5. Grenzen und Verlässlichkeit

  • Nichtoffenlegung. Nicht alle Anbieter veröffentlichen ihre Modellwahl. Die Prozentsätze umfassen die Anbieter, deren Stack sich feststellen ließ, und nehmen an, dass diese repräsentativ sind, plausibel, aber unbewiesen.
  • Gemischte Konfidenz. Die Kennzahlen der Überschrift bündeln bestätigte, signalisierte und abgeleitete Zuordnungen. Eine strengere Nur-bestätigt-Lesart ergibt eine voll belastbare Sicht; sie senkt die absoluten Anteile, erhält aber OpenAIs Dominanz.
  • Implementierungsagenturen bauen auf der Kundenwahl auf. Viele Implementierungspartner nutzen, was der Kunde vorgibt, sodass ihr „Anbieter” situativ statt fest ist.
  • Momentaufnahme. Erstellt im Juni 2026; der GenAI-native lange Ausläufer verändert sich schnell, mit vielen 2024 und 2025 gegründeten Anbietern.
  • Konsistenzprüfung. Die erweiterte Stichprobe (n=240) folgt eng einer früheren verifizierten Zählung von 54 Anbietern (OpenAI 61 % zu 69 %, Anthropic 28 % zu 24 %, Mistral 6 % zu 5 %), was das Vertrauen in Richtung und Größenordnung erhöht.

6. Zwei Lesesichten der Daten

Die Analyse baut auf zwei ergänzenden Sichtweisen auf, beide oben zusammengefasst:

  • Aggregierte Anbieterzählung. Das Ranking, beide Nenner, die Kern-Aggregate und die begleitenden Balkendiagramme (§2). Das ist die Vogelperspektive des Marktes.
  • Übersicht je Anbieter. Alle 240 Anbieter mit ihrem zugeordneten Anbieter, Konfidenzniveau, EU- oder Hosting-Signal und ihrer Quelle. Anbieter ohne jegliches Signal sind getrennt markiert, damit sie die Nenner nicht verwässern.

Zusammen ermöglichen diese Sichten, sowohl der marktweiten Verteilung als auch der Grundlage für jeden einzelnen Anbieter zu folgen.


Erstellt am 16. Juni 2026. Zahlen abgeleitet aus der in §1 beschriebenen Studie. Die Prozentsätze umfassen die Anbieter, deren Modellwahl sich feststellen ließ.

Häufig gestellte Fragen

Welchen KI-Modellanbieter nutzen niederländische KI-Anbieter am häufigsten?

OpenAI, mit weitem Abstand. Von den 240 Anbietern nutzen 69 % OpenAI direkt, mit Azure OpenAI steigt der Wert auf 79 %. Anthropic (Claude) folgt mit 24 %, fast immer als sekundäres oder optionales Modell neben OpenAI.

Wie viele niederländische KI-Anbieter nutzen ein EU-eigenes Modell?

Fast keine. Mistral ist das einzige EU-eigene Frontier-Modell in der gesamten Studie und erscheint bei nur 5 % der Anbieter. Jedes andere kommerzielle Frontier-Modell im Einsatz ist amerikanisch.

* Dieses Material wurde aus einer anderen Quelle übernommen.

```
struct BlockBwdCall : BlockCall {
    const float* gso_t_pad;
    const float* dy;
    const float* y;
    float* dx;
    const stgcn_ln_hook* dx_hook;
    LnBwdArgs ln;

    int launch_ln_bwd_stats() {
        ln = zeroed<LnBwdArgs>();
        ln.dy = dy; ln.y = y; ln.beta = P->ln_b; ln.U = saved + pl.sv_U2; ln.S = saved + pl.sv_S2; ln.gamma = P->ln_w;
        ln.mean = saved + pl.sv_mean; ln.rstd = saved + pl.sv_rstd; ln.rowstat = reinterpret_cast<float2*>(ws + pl.ws_rowstat_b);
        ln.dZ = ws + pl.ws_dZ2; ln.dgam_part = part() + r.bg.off_ln_g; ln.dbet_part = part() + r.bg.off_ln_b;
        ln.n = d->N * d->c2; ln.N = d->N; ln.C = d->c2; ln.act = d->act; ln.training = training(); ln.spg = r.bg.ln_spg; ln.slabs = r.slabs2;
        ln.keep_scale = keep_scale(); ln.thresh = drop_thresh(d->droprate); ln.seed = seed; ln.offset = offset; ln.offset_dev = offset_dev;
        if (!d->dy_rowstats_ready)
            STGCN_LAUNCH_ET("ln_bwd_rowstats", st, (ln_bwd_rowstats_kernel<ET>), dim3(cdiv(r.slabs2 * (ln.n / 4), kThreads)), dim3(kThreads), 0, ln);
        if (cdiv(ln.n / 4, kThreads) >= kLnBigColgroups) {
            ln.slabconst = reinterpret_cast<float2*>(ws + pl.ws_rowstat_b + 2 * r.rows2);
            STGCN_LAUNCH("ln_slab_consts", st, ln_slab_consts_kernel, dim3((unsigned)r.slabs2), dim3(kThreads), 64, ln);
        }
        return STGCN_OK;
    }
    int launch_ln_gate_bwd() {
        const BwdGeom& bg = r.bg;
        STGCN_LAUNCH("ln_gate_bwd", st, (ln_gate_bwd_kernel<float>), dim3(cdiv(ln.n / 4, kThreads), bg.ln_sg), dim3(kThreads),
                     (8 + 2 * bg.ln_spg) * sizeof(float), ln);
        return STGCN_OK;
    }
    int launch_tc2_bwd() {
        if (g_debug_stages && !g_bf16) {
            const int rc = launch_ln_gate_bwd();
            if (rc) return rc;
        }
        Tc2BwdArgs a = zeroed<Tc2BwdArgs>();
        a.y = hook_mask_from_y() ? y : nullptr;
        a.dy = dy; a.U = ln.U; a.S = ln.S; a.Wp = ws + pl.ws_W2p; a.bias = ws + pl.ws_b2; a.gamma = ln.gamma; a.mean = ln.mean; a.rstd = ln.rstd;
        a.rowstat = ln.rowstat; a.slabconst = ln.slabconst; a.G = saved + pl.sv_G; a.Wd = ws + pl.ws_W2dense; a.dYg = ws + pl.ws_dYg;
        a.part = part() + r.bg.off_k1; a.dgam_part = ln.dgam_part; a.dbet_part = ln.dbet_part;
        a.B = d->B; a.T1 = r.T1; a.T2 = r.T2; a.N = d->N; a.act = d->act; a.training = ln.training; a.node_tiles = r.bg.node_tiles;
        a.keep_scale = ln.keep_scale; a.thresh = ln.thresh; a.seed = seed; a.offset = offset; a.offset_dev = offset_dev;
        const bool recomp = r.tc2_bwd_recompute;
        const int training = ln.training;
        const size_t lds = r.tc2_bwd_lds;
        const dim3 grid((unsigned)r.bg.k1_wgs), blk(512);
#define STGCN_TC2_BWD(C2_, KT_)                                                                                        \
        do {                                                                                                               \
            if (training && d->act == STGCN_ACT_GLU) STGCN_LAUNCH_ETB("tc2_bwd", st, (tc2_bwd_kernel<C2_, KT_, true, 0, RC_, ET>), grid, blk, lds, a);   \
            else if (training) STGCN_LAUNCH_ETB("tc2_bwd", st, (tc2_bwd_kernel<C2_, KT_, true, 1, RC_, ET>), grid, blk, lds, a);      \
            else if (d->act == STGCN_ACT_GLU) STGCN_LAUNCH_ETB("tc2_bwd", st, (tc2_bwd_kernel<C2_, KT_, false, 0, RC_, ET>), grid, blk, lds, a);       \
            else STGCN_LAUNCH_ETB("tc2_bwd", st, (tc2_bwd_kernel<C2_, KT_, false, 1, RC_, ET>), grid, blk, lds, a);                 \
        } while (0)
#define STGCN_TC2_BWD_RC(C2_, KT_) do { if (recomp) { constexpr bool RC_ = true; STGCN_TC2_BWD(C2_, KT_); } else { constexpr bool RC_ = false; STGCN_TC2_BWD(C2_, KT_); } } while (0)
        if (d->Kt == 2) STGCN_TC2_BWD_RC(64, 2); else if (d->Kt == 3) STGCN_TC2_BWD_RC(64, 3); else STGCN_TC2_BWD_RC(64, 4);
#undef STGCN_TC2_BWD_RC
#undef STGCN_TC2_BWD
        return STGCN_OK;
    }
    int launch_staged_tc2_bwd() {
        STGCN_F32_ONLY("ln_gate_bwd + row-tile weight / data gradients of tmp_conv2");
        int rc = launch_ln_gate_bwd();
        if (rc) return rc;
        TconvBwdWeightArgs wa = zeroed<TconvBwdWeightArgs>();
        wa.ts = make_taps(saved + pl.sv_G, d->c1, d->Kt, d->N, r.T1, r.T2, 1, r.rows2);
        wa.dZ = ws + pl.ws_dZ2; wa.part = part() + r.bg.w2.off; wa.NC = r.NC2; wa.Mpad = r.bg.w2.Mpad; wa.rows_per_chunk = r.bg.w2.rows_per_chunk;
        wa.chunks = r.bg.w2.chunks;
        rc = launch_bwd_weight("tconv_bwd_weight.tc2", wa, r.bg.w2, st);
        if (rc) return rc;
        TconvBwdDataArgs a = zeroed<TconvBwdDataArgs>();
        a.ts = make_taps(ws + pl.ws_dZ2, r.NC2, d->Kt, d->N, r.T2, r.T1, -1, r.rows1);
        a.Wp = ws + pl.ws_W2d; a.KCH = d->Kt * r.NC2 / 16; a.Cin = d->c1; a.Gmask = saved + pl.sv_G; a.dX = ws + pl.ws_dYg;
        return launch_bwd_data("tconv_bwd_data.tc2", a, r.CP1 / 16, st);
    }
    int launch_block_gconv_bwd() {
        GconvBwdArgs a = zeroed<GconvBwdArgs>();
        a.dY = ws + pl.ws_dYg; a.X0 = saved + pl.sv_A; a.Xk = saved + pl.sv_Xk; a.LTp = gso_t_pad; a.W = P->gc_w;
        a.dA = ws + pl.ws_dA; a.part = part() + r.bg.off_gc; a.N = d->N; a.NP = r.NP; a.Ks = r.terms;
        a.kipf = d->graph_conv == STGCN_GC_KIPF; a.slabs = r.slabs1;
        a.Gk = r.tiled_gc ? ws + pl.ws_Gk : nullptr; a.tiles_per_wg = r.bg.gc_tiles_per_wg; a.wgs = r.bg.gc_count;
        a.XT = r.tiled_gc && r.terms > 1 ? ws + pl.ws_XT : nullptr;
        return launch_gconv_bwd(a, r.tiled_gc, st);
    }
    int launch_align_gate_bwd() {
        STGCN_F32_ONLY("align_gate_bwd");
        AlignBwdArgs a = zeroed<AlignBwdArgs>();
        a.dA = ws + pl.ws_dA; a.WaT = ws + pl.ws_WaT; a.dZ = ws + pl.ws_dZ1;
        if (r.recompute_tc1) {
            a.Wd = ws + pl.ws_W1dense; a.bias = ws + pl.ws_b1; a.KPd = r.KP1;
            a.ts = input_taps();
        } else {
            a.U = saved + pl.sv_U1; a.S = saved + pl.sv_S1;
        }
        a.part = part() + r.bg.off_al; a.rows = r.rows1; a.c0 = d->c0; a.c1 = d->c1; a.KCH = r.CP1 / 16; a.act = d->act;
        const size_t lds = (size_t)(64 * (d->c1 + 4) + 64 * (d->c0 + 4) + 16 * d->c1) * sizeof(float);
        if (d->c0 == 64) STGCN_LAUNCH("align_gate_bwd", st, (align_gate_bwd_kernel<1>), dim3(r.bg.al_wgs), dim3(kThreads), lds, a);
        else STGCN_LAUNCH("align_gate_bwd", st, (align_gate_bwd_kernel<2>), dim3(r.bg.al_wgs), dim3(kThreads), lds, a);
        return STGCN_OK;
    }
    int launch_tc1_bwd() {
        if (g_debug_stages && !g_bf16) {
            const int rc = launch_align_gate_bwd();
            if (rc) return rc;
        }
        Tc1BwdArgs a = zeroed<Tc1BwdArgs>();
        a.dA = ws + pl.ws_dA; a.U = saved + pl.sv_U1; a.S = saved + pl.sv_S1; a.x = x; a.WaD = ws + pl.ws_WaDense; a.Wd = ws + pl.ws_W1dense;
        a.dx = dx; a.part = part() + r.bg.off_k3; a.B = d->B; a.T = d->T; a.T1 = r.T1; a.N = d->N; a.node_tiles = r.bg.node_tiles;
        const bool hooked = dx_hook && dx_hook->rowstat, epi = hooked && dx_hook->C == d->c_in && dx_hook->N == d->N;
        if (epi) a.rs = rowstat_out(dx_hook);
        const bool x6 = r.tc1_bwd_x6;
        const size_t lds = r.tc1_bwd_lds;
        const dim3 grid((unsigned)r.bg.k3_wgs), blk(768);
#define STGCN_TC1_BWD(CIN_)                                                                                    \
        do {                                                                                                       \
            if (x6 && d->act == STGCN_ACT_GLU) STGCN_LAUNCH("tc1_bwd", st, (tc1_bwd_x6_kernel<64, CIN_, 3, 0>), grid, blk, lds, a);   \
            else if (x6) STGCN_LAUNCH("tc1_bwd", st, (tc1_bwd_x6_kernel<64, CIN_, 3, 1>), grid, blk, lds, a);             \
            else if (d->act == STGCN_ACT_GLU) STGCN_LAUNCH_ETB("tc1_bwd", st, (tc1_bwd_kernel<64, CIN_, 3, 0, ET>), grid, blk, lds, a);   \
            else STGCN_LAUNCH_ETB("tc1_bwd", st, (tc1_bwd_kernel<64, CIN_, 3, 1, ET>), grid, blk, lds, a);             \
        } while (0)
        if (d->c_in == 64) STGCN_TC1_BWD(64); else if (d->c_in == 32) STGCN_TC1_BWD(32); else STGCN_TC1_BWD(16);
#undef STGCN_TC1_BWD
        if (hooked && !epi) return launch_hook_rowstats(dx_hook, dx, (long)d->B * d->T, st);
        return STGCN_OK;
    }
    int launch_thin_bwd() {
        ThinBwdArgs a = zeroed<ThinBwdArgs>();
        a.dA = ws + pl.ws_dA; a.Wd = ws + pl.ws_W1dense; a.bias = ws + pl.ws_b1; a.WaT = ws + pl.ws_WaT;
        a.dZ = d->need_dx ? ws + pl.ws_dZ1 : nullptr; a.part = part() + r.bg.off_al; a.rows = r.rows1; a.c0 = d->c0; a.act = d->act;
        a.ts = input_taps();
        const dim3 grid(r.bg.al_wgs), blk(kThreads);
        if (!r.thin_bwd_waves) {
            const size_t lds = (size_t)(64 * 20 + 64 * (d->c0 + 4) + 64 * (2 * d->c0 + 4) + 64 * 20 + 256) * sizeof(float);
            STGCN_LAUNCH_ETB("align_gate_bwd", st, (thin_tc1_bwd_kernel<ET>), grid, blk, lds, a);
        } else if (d->act == STGCN_ACT_GLU) STGCN_LAUNCH_ETB("align_gate_bwd", st, (thin_tc1_bwd2_kernel<ET, 0>), grid, blk, thin_bwd2_lds_bytes(), a);
        else STGCN_LAUNCH_ETB("align_gate_bwd", st, (thin_tc1_bwd2_kernel<ET, 1>), grid, blk, thin_bwd2_lds_bytes(), a);
        return STGCN_OK;
    }
    int launch_tc1_bwd_weight() {
// ... 63 lines not shown
```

Was ist die EU-Souveränitätslücke?

Der Unterschied zwischen erklärtem Anspruch und tatsächlicher Wahl. 62 % der Anbieter kommunizieren EU-Hosting oder digitale Souveränität als Wert, während nur rund 5 % tatsächlich ein EU-eigenes Modell betreiben. Die übrigen Souveränitätsversprechen ruhen auf amerikanischen Modellen in einer EU-Region, was die Datenresidenz regelt, aber nicht die Jurisdiktion.